Sprinkler System Overspray & its Hard to Remove Window Residue

We Don't Do Windows...

Window cleaning is https://www.youtube.com/watch?v=XKWCB_3nMJg a daunting task that some housecleaning services decline to do with out additional fees. While getting a streak free shine is a chore, doesn't mean it has to be an excruciating chore. learn how to give your windows a polished view on both inside and out, making them seemingly invisible.
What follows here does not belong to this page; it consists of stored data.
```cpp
void build_direct_plan(const std::vector<int32_t> &down, const std::vector<int32_t> &lag_of, int32_t lanes, int32_t wmax, int32_t skel_block,
                       DirectPlan &D, const std::vector<uint8_t> *ghost, const std::vector<int32_t> *export_slot)
{
    D = DirectPlan();
    D.lanes = lanes; D.wmax = wmax;
    const int64_t n = (int64_t)down.size();
    if (n == 0) { D.why = "empty network"; return; }
    if (lanes > 1023) { D.why = "more lanes than a lane number holds"; return; }
    std::vector<int32_t> sub(n, 1), height(n, 1), first(n), indeg(n, 0);
    for (int64_t v = 0; v < n; ++v) first[v] = (int32_t)v;
    for (int64_t c = 0; c < n; ++c)
        if (down[c] >= 0) {
            const int32_t d = down[c];
            sub[d] += sub[c]; height[d] = std::max(height[d], height[c] + 1); first[d] = std::min(first[d], first[c]); ++indeg[d];
        }
    D.big.assign(n, 0);
    for (int64_t v = 0; v < n; ++v) D.big[v] = (sub[v] > lanes || height[v] > wmax) ? 1 : 0;
    auto small_root = [&](int64_t v) { return !D.big[v] && (down[v] < 0 || D.big[down[v]]); };
    auto is_ghost = [&](int64_t v) { return ghost && (*ghost)[v] != 0; };
    if (ghost)
        for (int64_t v = 0; v < n; ++v)
            if (is_ghost(v)) for (int64_t w = down[v]; w >= 0 && !D.big[w]; w = down[w]) D.big[w] = 1;
    for (int64_t v = 0; v < n; ++v) {
        if (is_ghost(v) && (indeg[v] != 0 || down[v] < 0)) { D.why = "a boundary ghost is not a headwater with a downstream reach"; return; }
        if (export_slot && (*export_slot)[v] >= 0 && down[v] >= 0) { D.why = "a boundary export has a downstream reach in this plan"; return; }
        if (D.big[v]) continue;
// ... 234 lines not shown
```

### river_route_amd/csrc/rr_plan.hpp

```cpp
#pragma once
#include <cstdint>
#include <string>
#include <vector>

namespace rr {

struct HostPlan {
    int64_t n = 0;
    int64_t n_edges = 0;
    int32_t depth = 0;
    int64_t widest_level = 0;
    int64_t n_headwaters = 0;
    int64_t n_outlets = 0;
    bool identity = false;

    std::vector<int32_t> perm;
    std::vector<int32_t> inv;
    std::vector<int32_t> lag;
    std::vector<int32_t> child_ptr;
    std::vector<uint16_t> hw_children;
    std::vector<int64_t> lag_start;
    std::vector<int32_t> edge_of;
    std::vector<int32_t> inner_pos;
    std::vector<int32_t> down;
// ... 7 lines not shown
    std::vector<uint16_t> slot_b;
};
void build_tiled_permutation(const int32_t *pi, int64_t n, int32_t tile, TiledPermutation &out);

void partition_forest(const std::vector<int32_t> &down, int32_t n_parts, int32_t *part_of, std::vector<int64_t> &sizes);


constexpr int32_t kTileGhost = 1 << 28;
constexpr int32_t kTileExport = 1 << 27;
struct TilePlan {
    bool ok = false;
    int32_t block = 0;
    int64_t np = 0;
    int64_t n_ghost = 0;
    int32_t n_tiles = 0, n_levels = 0;
    std::vector<int32_t> tile_ptr;
    std::vector<int32_t> tile_level;
    std::vector<int32_t> tile_lag_lo, tile_lag_hi;
    std::vector<int32_t> tile_flags;
    std::vector<int32_t> level_start;
    std::vector<int32_t> perm;
    std::vector<int32_t> inv;
    std::vector<int32_t> lag;
    std::vector<int32_t> cfirst;
    std::vector<uint32_t> ccnt;
    std::vector<int32_t> xpos;
    std::vector<int32_t> tile_of;
    std::vector<int32_t> ext_ghost;
};
void build_tile_plan(const std::vector<int32_t> &down, const std::vector<int32_t> &lag_of, int32_t block, TilePlan &out,
                     const std::vector<uint8_t> *big = nullptr, bool skeleton_only = false);

int64_t mark_inpass_headwaters(const TilePlan &tp, const std::vector<int32_t> &lag, int32_t boundary_ghost, std::vector<uint8_t> &eligible,
                               int64_t counts[4] = nullptr);

constexpr int32_t kDirectHole = 1 << 30;
constexpr int32_t kDirectSenderShift = 8, kDirectDelayMask = 0xFF;
constexpr int32_t kDirectExport = 1 << 15;
struct DirectPlan {
    bool ok = false;
    std::string why;
    int32_t lanes = 0, wmax = 0;
    int32_t n_tiles = 0;
    int64_t n_holes = 0, n_exports = 0;
    std::vector<int32_t> tile_c0, tile_nc, tile_lag_lo, tile_span;
    std::vector<int32_t> delay;
    std::vector<int32_t> up3;
    std::vector<int32_t> xinfo;
    std::vector<uint8_t> big;
    std::vector<int32_t> send_ptr;
    std::vector<int32_t> send_lane;
    TilePlan skel;
};
constexpr int32_t kDirectSenders = 64;
void build_direct_plan(const std::vector<int32_t> &down, const std::vector<int32_t> &lag_of, int32_t lanes, int32_t wmax, int32_t skel_block,
                       DirectPlan &out, const std::vector<uint8_t> *ghost = nullptr, const std::vector<int32_t> *export_slot = nullptr);

bool postorder(const int64_t *down, int64_t n, int64_t *order);

int build_host_plan(int64_t n, const int32_t *indptr, const int32_t *indices, HostPlan &plan, std::string &err);

}
```

Before: 129.2 billion.

## Overlap headwater routing with plain-column record writes via wave specialization

In the headwater in-pass kernel, the first wave now routes the headwater columns while the remaining three waves write records for the non-routed columns at the same time. A compacted per-tile list of routed and plain columns is built with ballots, so the record writes skip dead columns. Routed columns are written by all threads after a barrier. This removes the serialized route-then-sync-then-write step, at the cost of extra LDS lists, more barriers and a specialized write path that assumes no sub-stepping.

```diff
diff --git a/river_route_amd/csrc/rr_kernels_rec.hpp b/river_route_amd/csrc/rr_kernels_rec.hpp
--- a/river_route_amd/csrc/rr_kernels_rec.hpp
+++ b/river_route_amd/csrc/rr_kernels_rec.hpp
@@ -107,6 +107,28 @@
     }
 }
 
+template <int THREADS>
+__device__ __forceinline__ void write_records_list(const RecPermArgs &a, const double *tile, uint32_t chunk_first, const unsigned char *list, int count, int t,
+                                                   const int2 *smeta, const double *sscale)
+{
+    static_assert(THREADS % 8 == 0, "a record is written by 8 consecutive lanes");
+    const int pieces = count * 8 * kRecBatch;
+#pragma unroll 2
+    for (int piece = t; piece < pieces; piece += THREADS) {
+        const int c = list[piece / (8 * kRecBatch)], k = (piece >> 3) % kRecBatch, part = piece & 7;
+        const int2 m = smeta[c];
+        const double scale = sscale[c];
+        const int32_t lag = m.y & kLagMask;
+        const int o = lag & 15;
+        const uint32_t chunk = ring_chunk(a.rec_chunks, chunk_first, (uint32_t)(lag >> 4) + k);
+        const int r = 15 - o + 16 * k + 2 * part;
+        const double v0 = tile[r * kRecTileLd + c] * scale, v1 = tile[(r + 1) * kRecTileLd + c] * scale;
+        double2 *dst = reinterpret_cast<double2 *>(a.rec + rec_elem(chunk, a.np, m.x)) + part;
+        typedef double d2 __attribute__((ext_vector_type(2)));
+        *reinterpret_cast<d2 *>(dst) = d2{v0, v1};
+    }
+}
+
 template <bool SUB, bool IN32 = false, bool ENS = false, bool HW = false>
 __global__ __launch_bounds__(kRecInThreads, 4) void k_rec_in(const RecArgsOf<ENS> args)
 {
@@ -117,6 +139,8 @@
     __shared__ int2 smeta[kRecInCols];
     __shared__ double sscale[kRecInCols];
     __shared__ double shw[5][HW ? kRecInCols : 1];
+    __shared__ unsigned char slist[2][HW ? kRecInCols : 1];
+    __shared__ int scount[2];
     const int tid = threadIdx.x;
     auto first_row = [&](int64_t tick_first) -> int64_t {
         uint32_t sub_unused;
@@ -159,7 +183,14 @@
         }
         if (tid < kRecInCols) {
             smeta[c] = cm; sscale[c] = cs;
-            if constexpr (HW) { shw[0][c] = hc1; shw[1][c] = hc2; shw[2][c] = hc3; shw[3][c] = hq; shw[4][c] = (cm.y & kColInpass) ? 1.0 : cs; }
+            if constexpr (HW) {
+                shw[0][c] = hc1; shw[1][c] = hc2; shw[2][c] = hc3; shw[3][c] = hq; shw[4][c] = (cm.y & kColInpass) ? 1.0 : cs;
+                const bool alive = cm.x >= 0, routed = alive && (cm.y & kColInpass);
+                const unsigned long long mr = __ballot(routed), mp = __ballot(alive && !routed), below = (1ull << c) - 1;
+                if (routed) slist[0][__popcll(mr & below)] = (unsigned char)c;
+                else if (alive) slist[1][__popcll(mp & below)] = (unsigned char)c;
+                if (c == 0) { scount[0] = __popcll(mr); scount[1] = __popcll(mp); }
+            }
         }
     }
     __syncthreads();
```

What Makes Water Hard & Hard Water Spots

Almost a quarter of water we call fresh travels underground which is rich in minerals deposits. As a natural solvent, water in its travels, inadvertently picks up soluble particles of these deposits altering the water hardness. Most notable of the mineral deposits, calcium and magnesium can be held responsible for the hard water spots of white chalky residue. When water drops from the sprinklers land on your cars & windows, the water from the drops evaporate leaving mineral deposits behind. These m ineral deposits become nearly impossible to remove from surface areas such as out side windows, kitchen sinks and bathroom fixtures. Deposits built up over time in your plumbing can actually cost you money for increased electricity use.
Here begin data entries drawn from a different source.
+__device__ __forceinline__ void resolve_large_body(const WinState& w, uint32_t t0, uint32_t L) {
+  __shared__ ResolveLds sm;
+  const uint32_t n = w.lgl[0];
+  if (!n) return;
+  const uint32_t tid = threadIdx.x;
+  L = win_live(w, t0, L);
+  if (L) {
+    if (tid < kMaxWindow * 4) (&sm.st[0][0])[tid] = 0;
+    uint32_t acc_ni[kBitTicks / 2];
+#pragma unroll
+    for (uint32_t k = 0; k < kBitTicks / 2; ++k) acc_ni[k] = 0;
+    uint32_t* rwg = (uint32_t*)w.recv;
+    uint32_t* cwg = (uint32_t*)w.crash;
+    for (uint32_t j = blockIdx.x; j < n; j += gridDim.x) {
+      const uint32_t f = w.lgl[2 + j], M = (uint32_t)w.ffill[f];
+      const uint32_t* gm = w.fmsg + w.fstart[f];
+      const uint32_t node0 = f << kFineLog;
+      const uint64_t wi = ((uint64_t)node0 >> 5) + tid;
+      const bool in = wi < w.W * 2;
+      const uint32_t recv0 = in ? rwg[wi] : 0u, crash0 = in ? cwg[wi] : 0u;
+      uint4* c4 = reinterpret_cast<uint4*>(sm.cnt);
+      for (uint32_t q = tid; q < kFineNodes / 4; q += kResolveBlock) c4[q] = make_uint4(0, 0, 0, 0);
+      sm.recv[tid] = recv0;
+      sm.crash[tid] = crash0;
+      if (tid < w.R) sm.fc[tid] = w.fcount[(size_t)tid * w.nfine + f];
+      if (tid == 0) sm.err = 0;
+      __syncthreads();
+      for (uint32_t k = 0; k < L; ++k) resolve_tick(w, sm, f, gm, 0, M, k, t0 + k);
+      const uint32_t rw = sm.recv[tid], cw = sm.crash[tid];
+      if (in) {
+        if (rw != recv0) rwg[wi] = rw;
+        if (cw != crash0) cwg[wi] = cw;
+      }
+      if (tid < w.R) w.fcount[(size_t)tid * w.nfine + f] = sm.fc[tid];
+      if (tid == 0 && sm.err == 1) atomicOr(w.err, kErrArrivals);
+      if (w.tstat) flush_counts(w, sm, acc_ni, L, (uint32_t)(((uint64_t)w.base + node0) >> w.tlog));
+      else __syncthreads();
+    }
+    if (!w.tstat) flush_counts(w, sm, acc_ni, L, ~0u);
+  }
+  __syncthreads();
+  if (tid == 0 && atomicAdd(&w.lgl[1], 1u) == gridDim.x - 1) {
+    w.lgl[0] = 0;
+    w.lgl[1] = 0;
+  }
+}
+__global__ __launch_bounds__(kResolveBlock) void k_resolve_large(const WinState w, uint32_t t0, uint32_t L) {
+  resolve_large_body(w, t0, L);
+}
+__global__ __launch_bounds__(kResolveBlock) void k_resolve_large_m(const WinState* __restrict__ ws, uint32_t L) {
+  resolve_large_body(ws[blockIdx.y], 0u, L);
 }
 
 template <uint32_t E, bool ROLLED>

Not only Problematic to things like Windows & Plumbing

Residue produced through the mineral deposits or hard water can linger in places like your hair or coat your skin causing dryness, irritation and itching. One solution for this would be the use of a water softener. There are different types of wa ter softeners that vary on methods to achieve softer water. A common type of water softener works to replace the extra calcium & magnesium deposits found in hard water with sodium, neutralizing the waters hardness. Although; according to the, Water Quality Association, water through this method is not really suitable for drinking. That being said; water softeners and treatments are widely available in many variations. Seek the advise of a water treatment professional in your https://www.youtube.com/watch?v=XKWCB_3nMJg area for more information.
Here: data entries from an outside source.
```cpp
int32_t b3w_identify_wasm(const uint8_t *code, size_t len) {
  if (!code) return B3W_CIRCUIT_UNKNOWN;
  Sha256 s;
  s.update(code, len);
  uint8_t dg[32];
  s.final(dg);
  char hex[65];
  for (int i = 0; i < 32; i++) snprintf(hex + 2 * i, 3, "%02x", dg[i]);
  for (int c = 0; c < 4; c++) if (!strcmp(hex, WASM_SHA256[c])) return c;
  return B3W_CIRCUIT_UNKNOWN;
}

int32_t b3w_create(int32_t circuit, int32_t device, b3w_ctx **out) {
  if (!out || circuit < 0 || circuit > 3) return B3W_E_BAD_ARGUMENT;
  *out = nullptr;
  int ndev = 0;
  if (hipGetDeviceCount(&ndev) != hipSuccess || ndev <= 0 || device < 0 || device >= ndev) return B3W_E_NO_DEVICE;
  b3w_ctx *ctx = new b3w_ctx;
  ctx->circuit = circuit;
  ctx->desc = CIRCUITS[circuit];
  ctx->device = device;
// ... 166 lines not shown
uint32_t b3w_public_words(const b3w_ctx *ctx) { return ctx ? ctx->desc.npub : 0; }

int32_t b3w_last_error(const b3w_ctx *ctx, char *buf, size_t len) {
  if (!ctx || !buf || !len) return B3W_E_BAD_ARGUMENT;
  snprintf(buf, len, "%s", ctx->last_error.c_str());
  return B3W_OK;
}

int32_t b3w_write_wtns_header(const b3w_ctx *ctx, uint8_t out[76]) {
  if (!ctx || !out) return B3W_E_BAD_ARGUMENT;
  uint32_t w[19];
  memcpy(&w[0], "wtns", 4);
  w[1] = 2; w[2] = 2;
  w[3] = 1; w[4] = 8 + 32; w[5] = 0;
  w[6] = 32;
  memcpy(&w[7], ctx->desc.prime, 32);
  w[15] = ctx->desc.nwit;
  const uint64_t len = 32ull * ctx->desc.nwit;
  w[16] = 2; w[17] = (uint32_t)len; w[18] = (uint32_t)(len >> 32);
  memcpy(out, w, 76);
  return B3W_OK;
}

int32_t b3w_batch_run_device(b3w_ctx *ctx, const uint32_t *d_records, uint32_t n, uint8_t *d_bodies, uint64_t pitch,
                             uint32_t *d_public, int32_t *d_status, void *stream) {
  if (!ctx || !d_records || !d_bodies) return B3W_E_BAD_ARGUMENT;
  const uint64_t body = 32ull * ctx->desc.nwit;
  if (pitch == 0) pitch = body;
  if (pitch < body || (pitch & 31)) { ctx->last_error = "pitch must be >= witness_size*32 and a multiple of 32"; return B3W_E_BAD_ARGUMENT; }
  if (reinterpret_cast<uintptr_t>(d_bodies) & 15) { ctx->last_error = "d_bodies must be 16-byte aligned"; return B3W_E_BAD_ARGUMENT; }
  ON_DEVICE(ctx);
  int variant = ctx->variant;
  if (ctx->variant_auto || (ctx->variant_tuned && n <= 2560)) variant = b3w_int_default_variant(ctx, n, d_bodies, pitch);
  if (variant >= B3W_VARIANT_REGIONFILL && !ctx->fill_ok) { ctx->last_error = "the fill-ordered variants (200, 201) exist for the compression circuit and the nova O2 builds"; return B3W_E_BAD_ARGUMENT; }
  int rc = b3w_launch_batch(ctx->desc.kind, variant, d_records, n, d_bodies, pitch, ctx->d_table, ctx->desc.nwit,
                            d_public, d_status, ctx->d_aux, ctx->d_scratch, ctx->scratch_cap, (hipStream_t)stream);
  if (rc == 0) return B3W_OK;
  if (rc == -5) { ctx->last_error = "the sweep and fill-ordered paths need 32-byte aligned bodies and pitch < 2^30"; return B3W_E_BAD_ARGUMENT; }
  if (rc < 0) { ctx->last_error = "no kernel for this circuit kind / variant"; return B3W_E_BAD_ARGUMENT; }
  return hip_fail(ctx, (hipError_t)rc, "kernel launch");
}

int32_t b3w_batch_verify_device(b3w_ctx *ctx, const uint8_t *d_bodies, uint32_t n, uint64_t pitch, uint32_t *d_mismatch,
                                void *stream) {
  if (!ctx || !d_bodies || !d_mismatch) return B3W_E_BAD_ARGUMENT;
  if (!ctx->d_in_slots) { ctx->last_error = "this circuit's layout does not keep every input as a slot"; return B3W_E_BAD_ARGUMENT; }
  const uint64_t body = 32ull * ctx->desc.nwit;
  if (pitch == 0) pitch = body;
  if (pitch < body || (pitch & 31) || (reinterpret_cast<uintptr_t>(d_bodies) & 15)) {
    ctx->last_error = "pitch must be >= witness_size*32 and a multiple of 32, bodies 16-byte aligned";
    return B3W_E_BAD_ARGUMENT;
  }
  ON_DEVICE(ctx);
  int rc = b3w_launch_verify(ctx->desc.kind, ctx->d_in_slots, n, d_bodies, pitch, ctx->d_table, ctx->desc.nwit, d_mismatch,
                             ctx->d_aux, (hipStream_t)stream);
  return rc ? hip_fail(ctx, (hipError_t)rc, "verify launch") : B3W_OK;
}

int32_t b3w_batch_autotune_device(b3w_ctx *ctx, const uint32_t *d_records, uint32_t n, uint8_t *d_bodies, uint64_t pitch,
                                  uint32_t *d_public, int32_t *d_status, void *stream, int32_t *chosen_variant,
                                  float *chosen_ms) {
  if (!ctx || !d_records || !d_bodies || !n) return B3W_E_BAD_ARGUMENT;
  ON_DEVICE(ctx);
  int32_t rc;
  if (n <= 2560 && (ctx->variant_auto || ctx->variant_tuned)) {
    float ms = 0;
    rc = B3W_OK;
    for (int w = 0; w < 2 && rc == B3W_OK; w++) rc = b3w_batch_run_device(ctx, d_records, n, d_bodies, pitch, d_public, d_status, stream);
    if (rc == B3W_OK) rc = b3w_batch_time_device(ctx, d_records, n, d_bodies, pitch, d_public, d_status, stream, 5, &ms);
    if (rc) return rc;
    if (chosen_variant) *chosen_variant = b3w_int_default_variant(ctx, n, d_bodies, pitch ? pitch : 32ull * ctx->desc.nwit);
    if (chosen_ms) *chosen_ms = ms;
    return B3W_OK;
  }
  rc = ensure_scratch(ctx);
  if (rc) return rc;
  const int candidates[6] = {0, ctx->desc.kind == B3W_KIND_COMP ? (n > 6144 ? 8 : 3) : ctx->desc.kind == B3W_KIND_NOVA_O2 ? 3 : 0, B3W_VARIANT_SWEEP,
                             ctx->fill_ok ? B3W_VARIANT_REGIONFILL : 0, ctx->desc.kind == B3W_KIND_NOVA_O2 && n >= 16384 ? 4 : 0,
                             ctx->fill_ok ? B3W_VARIANT_REGIONFILL_LIGHT : 0};
  int best = ctx->variant;
  float best_ms = 1e30f;
  const int saved = ctx->variant;
  const bool saved_auto = ctx->variant_auto;
  ctx->variant_auto = false;
  float cand_ms[6] = {1e30f, 1e30f, 1e30f, 1e30f, 1e30f, 1e30f};
  for (int round = 0; round < 2; round++) {
    for (int ci = 0; ci < 6; ci++) {
      const int c = candidates[ci];
      if (ci > 0 && c == candidates[0]) continue;
      if (round > 0 && cand_ms[ci] >= 1e30f) continue;
      ctx->variant = c;
      float ms = 0;
      rc = B3W_OK;
      for (int w = 0; w < 2 && rc == B3W_OK; w++)
        rc = b3w_batch_run_device(ctx, d_records, n, d_bodies, pitch, d_public, d_status, stream);
      if (rc == B3W_OK) rc = b3w_batch_time_device(ctx, d_records, n, d_bodies, pitch, d_public, d_status, stream, n <= 8192 ? 20 : 5, &ms);
      if (rc == B3W_E_BAD_ARGUMENT) continue;
      if (rc) { ctx->variant = saved; ctx->variant_auto = saved_auto; return rc; }
      if (ms < cand_ms[ci]) cand_ms[ci] = ms;
    }
  }
  for (int ci = 0; ci < 6; ci++)
    if (cand_ms[ci] < best_ms) { best_ms = cand_ms[ci]; best = candidates[ci]; }
  if (best_ms >= 1e30f) { ctx->variant = saved; ctx->variant_auto = saved_auto; return B3W_E_BAD_ARGUMENT; }
  ctx->variant = best;
  ctx->variant_tuned = true;
  if (chosen_variant) *chosen_variant = best;
  if (chosen_ms) *chosen_ms = best_ms;
  return B3W_OK;
}

int32_t b3w_batch_time_device(b3w_ctx *ctx, const uint32_t *d_records, uint32_t n, uint8_t *d_bodies, uint64_t pitch,
                              uint32_t *d_public, int32_t *d_status, void *stream, uint32_t iters, float *avg_ms) {
  if (!ctx || !avg_ms || !iters) return B3W_E_BAD_ARGUMENT;
  ON_DEVICE(ctx);
  hipEvent_t e0 = nullptr, e1 = nullptr;
  hipError_t e = hipEventCreate(&e0);
  if (e == hipSuccess) e = hipEventCreate(&e1);
  if (e == hipSuccess) e = hipEventRecord(e0, (hipStream_t)stream);
  int32_t rc = B3W_OK;
  for (uint32_t i = 0; i < iters && e == hipSuccess && rc == B3W_OK; i++)
    rc = b3w_batch_run_device(ctx, d_records, n, d_bodies, pitch, d_public, d_status, stream);
  float ms = 0;
  if (e == hipSuccess && rc == B3W_OK) e = hipEventRecord(e1, (hipStream_t)stream);
  if (e == hipSuccess && rc == B3W_OK) e = hipEventSynchronize(e1);
  if (e == hipSuccess && rc == B3W_OK) e = hipEventElapsedTime(&ms, e0, e1);
  if (e0) (void)hipEventDestroy(e0);
  if (e1) (void)hipEventDestroy(e1);
  if (rc) return rc;
  if (e != hipSuccess) return hip_fail(ctx, e, "timing events");
  *avg_ms = ms / iters;
  return B3W_OK;
}

static int32_t calc_witness_run(b3w_ctx *ctx, const std::vector<uint32_t> &rec, const std::vector<uint8_t> &fe, bool canonical,
                                uint8_t *out_body) {
  const CircuitDesc &d = ctx->desc;
// ... 70 lines not shown
```

hot-proofs-blake3-circom_amd/csrc/b3w_kernels.h:

```cpp
#pragma once
#include <hip/hip_runtime_api.h>
#include <stdint.h>

#define B3W_VARIANT_SWEEP 100
#define B3W_VARIANT_SLICED 20
#define B3W_VARIANT_REGIONFILL 200
#define B3W_VARIANT_REGIONFILL_LIGHT 201
#define B3W_REGIONFILL_GRID 256
#define B3W_AUX_WIDE_SLOTS (16 + 8 * 2048)
#define B3W_AUX_LINE_COUNTS (B3W_AUX_WIDE_SLOTS + 68)
#define B3W_AUX_LINE_LISTS (B3W_AUX_LINE_COUNTS + 4)
#define B3W_LINE_LIST_MAX 160
#define B3W_AUX_ALIAS_COUNT (B3W_AUX_LINE_LISTS + 2 * 4 * B3W_LINE_LIST_MAX)
#define B3W_AUX_ALIAS_LIST (B3W_AUX_ALIAS_COUNT + 1)
#define B3W_ALIAS_MAX 192
#define B3W_SWEEP_GRID 256
#define B3W_SWEEP_LOGC 13
#define B3W_SWEEP_CHUNK (1u << B3W_SWEEP_LOGC)

extern "C" int b3w_launch_batch(int kind, int variant, const uint32_t *d_recs, uint32_t n, uint8_t *d_out,
                                uint64_t pitch, const uint32_t *d_table, uint32_t nwit, uint32_t *d_pub,
                                int32_t *d_status, const void *d_aux, uint32_t *d_scratch, uint32_t scratch_cap,
                                hipStream_t stream);
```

Continue Reading To Learn How Easy It Can Be To Remove The Residue From Windows

Hard water spots from sprinkler over spray can be stubborn over time. If you find them near impossible to clean use a sure fire method I call Scrubbing Bubbles.

How I Know This..

Before you continue on with the goods I would like to share how I know this works. I have read a few other methods and must say I am intrigued, although I can not attest to the other methods. As much I am not saying this is the best or easiest or any other thing except this works. After a good 40 minutes of toiling around with all my might, to get the gosh for saken hard water spots off an apartment window the sprinklers had became quite accustomed to spraying - for geez who knows how long - I had a Thought. I thought well self lets say we work smarter not harder and round up some mussel. the mussel SCRUBBING BUBBLES! Easy peasy pumpkin pie kiss them hard water spots goodbye.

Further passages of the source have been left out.